Вспоминается мне еще и то, когда я тяжело заболевала, то Батюшка приходил ко мне каждый день и причащал, и не один раз прибежит навестить и спросит: «Как ты, Манюшка, себя чувствуешь?» Даст денег Зине и скажет: «Не оставляй ее, попои молочком, дай кушать, чего ей захочется», — и сам что–то принесет. И гостинцы положит под подушку, поглаживая своею ручкою голову мою со словами: «Поправляйся, Манюшка, и помни, что я тебя люблю и не забыл, соскучился по тебе, не вижу в храме». Вот какая любовь и забота была дорогого Батюшки обо мне грешной. Воистину он был подобен любящей матери и больше чем матери. Другая мать не могла бы дать той любви, ласки и заботы, какую давал Батюшка каждой из нас в своей мере.

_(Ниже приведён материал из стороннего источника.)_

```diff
         AV_HIP(hipFuncSetAttribute((const void*)attn_fwd_short<NKB, NW, false, false>, hipFuncAttributeMaxDynamicSharedMemorySize, LDS));
         AV_HIP(hipFuncSetAttribute((const void*)attn_fwd_short<NKB, NW, true, false>, hipFuncAttributeMaxDynamicSharedMemorySize, LDS));
         AV_HIP(hipFuncSetAttribute((const void*)attn_fwd_short<NKB, NW, false, true>, hipFuncAttributeMaxDynamicSharedMemorySize, LDS));
         AV_HIP(hipFuncSetAttribute((const void*)attn_fwd_short<NKB, NW, true, true>, hipFuncAttributeMaxDynamicSharedMemorySize, LDS));
-        attr[dev & 63] = true;
-    }
+        int per_cu = 0;
+        AV_HIP(hipOccupancyMaxActiveBlocksPerMultiprocessor(&per_cu, (const void*)attn_fwd_short<NKB, NW, true, true>, NW * 64, LDS));
+        resident[dev] = per_cu > 0 ? per_cu : 1;
+    }
+    const long items = (long)B * H;
+    AV_CHECK_ARG(items <= 0x7fffffffL - 65536, "attention_fwd: %ld (item, head) pairs", items);
+    const int cap = av_knob(AV_KNOB_ATTN_SHORT_GRID);
+    const long wgs = cap > 0 ? cap : (long)ncu * resident[dev];
+    const int grid = (int)(items < wgs ? items : wgs);
     const int RBo = (int)(((long)B * T + 255) / 256 * 4);
     const bool fullk = ((T + 15) >> 4) == NKB;
-#define AV_SHORT(QV, FV, OQ, LDOQ, OSC, RB) hipLaunchKernelGGL((attn_fwd_short<NKB, NW, QV, FV>), dim3(H, B), dim3(NW * 64), LDS, st, (const bf16*)q, (const bf16*)k, \
-        (const bf16*)v, (bf16*)o, lse, T, H, ldq, ldk, ldv, ldo, scale * 1.4426950408889634f, G, OQ, LDOQ, OSC, RB)
+#define AV_SHORT(QV, FV, OQ, LDOQ, OSC, RB) hipLaunchKernelGGL((attn_fwd_short<NKB, NW, QV, FV>), dim3(grid), dim3(NW * 64), LDS, st, (const bf16*)q, (const bf16*)k, \
+        (const bf16*)v, (bf16*)o, lse, T, H, ldq, ldk, ldv, ldo, scale * 1.4426950408889634f, G, OQ, LDOQ, OSC, RB, (int)items)
     if (oq) { if (fullk) AV_SHORT(true, true, (uint8_t*)oq, ldoq, (uint8_t*)osc, RBo); else AV_SHORT(true, false, (uint8_t*)oq, ldoq, (uint8_t*)osc, RBo); }
     else { if (fullk) AV_SHORT(false, true, nullptr, 0, nullptr, 0); else AV_SHORT(false, false, nullptr, 0, nullptr, 0); }
 #undef AV_SHORT
@@ -468,7 +503,7 @@
         return av_attention_fwd_ref(q, k, v, o, lse, B, Tq, Tk, H, hd, ldq, ldk, ldv, ldo, scale, causal, dtype, st, G);
     if (hd == 64) {
         const bool short_off = av_knob(AV_KNOB_ATTN_SHORT) == 0;
-        if (!causal && Tq == Tk && !short_off && B <= 65535) {
+        if (!causal && Tq == Tk && !short_off) {
             if (Tq <= 208) return launch_fwd_short<13, 7>(q, k, v, o, lse, B, Tq, H, ldq, ldk, ldv, ldo, scale, st, G);
             if (Tq <= 272) return launch_fwd_short<17, 9>(q, k, v, o, lse, B, Tq, H, ldq, ldk, ldv, ldo, scale, st, G);
         }
@@ -479,7 +514,7 @@
 }
 
 bool av_attention_fwd_mxq_ok(int B, int T, int H, int hd, int dtype, int kv_heads) {
-    return dtype == AV_BF16 && hd == 64 && T <= 272 && B <= 65535 && (kv_heads <= 0 || kv_heads == H) && (H * hd) % 128 == 0 && av_knob(AV_KNOB_ATTN_SHORT) != 0 &&
+    return dtype == AV_BF16 && hd == 64 && T <= 272 && (kv_heads <= 0 || kv_heads == H) && (H * hd) % 128 == 0 && av_knob(AV_KNOB_ATTN_SHORT) != 0 &&
            !av_knob(AV_KNOB_F8_UNFUSED_QUANT);
 }
 int av_attention_fwd_mxq(const void* q, const void* k, const void* v, void* oq, long ldoq, void* osc, int B, int T, int H, int hd, long ldq, long ldk,
diff --git a/audio-visual-llm_amd/csrc/common.h b/audio-visual-llm_amd/csrc/common.h
--- a/audio-visual-llm_amd/csrc/common.h
+++ b/audio-visual-llm_amd/csrc/common.h
@@ -18,7 +18,8 @@
 #define AV_WAVE 64
 
 enum AvKnob { AV_KNOB_DECODE_FUSED, AV_KNOB_DEC_AL, AV_KNOB_LORA_UNBATCHED, AV_KNOB_F8_UNFUSED_QUANT, AV_KNOB_F8_FAST, AV_KNOB_ATTN_SHORT,
-              AV_KNOB_NARROW_EPILOGUE, AV_KNOB_TN_CHUNK, AV_KNOB_GEMM_DBG, AV_KNOB_GEMM_GW, AV_KNOB_GEMM_VARIANT, AV_KNOB_COUNT };
+              AV_KNOB_NARROW_EPILOGUE, AV_KNOB_TN_CHUNK, AV_KNOB_GEMM_DBG, AV_KNOB_GEMM_GW, AV_KNOB_GEMM_VARIANT,
+              AV_KNOB_ATTN_SHORT_GRID, AV_KNOB_COUNT };
 int av_knob(int id);
 
 #define AV_OK 0
```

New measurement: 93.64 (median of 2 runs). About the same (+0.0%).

Вспоминается мне еще и то, как наш родной и дорогой Батюшка учил быть милостивыми. «Блажени милостивые, яко тии помиловани будут». — «Однажды, — говорил он, — меня моя матушка послала чего–либо купить к празднику Рождества Христова и вручила мне 50 рублей денег. (Семья была большая, жили бедно, спали на палатях, так как бабушка взяла на воспитание сирот, а спать негде было, и спали кто на полу, кто на палатях). Я пошел купить по наказу матушки кое–что для Великого праздника. И вот дошел до Земляного вала. Какая–то женщина с двумя детьми падает ко мне в ноги и со слезами просит помочь, чтобы хоть в такой праздник чем–нибудь покормить своих детей. «А сейчас я не имею ни копейки, мы голодные». Сжалось мое сердце при виде ее слез и этих голодных детей, и я, не раздумывая, отдал ей все деньги, которые имел на руках. Благословил я ее и ребятишек. Она со слезами поблагодарила меня и пошла. Остановился я и думаю, а что я отвечу теперь своей матушке, ведь она страшно огорчится. И ее мне стало жалко, так как мы остались и без денег и без разговенья. Встал я перед храмом Иоанна Предтечи, помолился и пошел домой, размышляя и волнуясь: что скажу и как скажу моей матушке. Вдруг на сердце стало спокойно, и я радостно и быстро пошел домой пешком, так как денег на трамвай у меня не было. Господь не оставит, Матерь Божия не оставит, будут деньги и будет пища и разговеемся, — так звучало в моем сердце. Подаю звонок. Открывает кто–то из ребятишек и кричат: «О. Алексей пришел, папа пришел!» Матушка спокойно подходит и ласково говорит: «Ну, что купил для праздника?» Я молча опустил голову и говорю: «Виноват, прости!» Она с горечью говорит: «А что случилось? Потерял или кому отдал?» И я еще не успел оправдаться и рассказать ей, как раздался резкий звонок: «Почта, перевод, получайте 200 рублей!» Я заплакал и радости не было конца, благодарил Господа. Потом рассказал матушке все подробно, и она милостиво ответила: «Я так и знала — или ты потеряешь или кому отдашь, и нас лишишь праздника». Но ведь Господь ради нищих и убогих сторицею вознаграждает и рука дающего не оскудевает. И всегда меня грешного Господь тьмою тем вознаграждал. Аминь».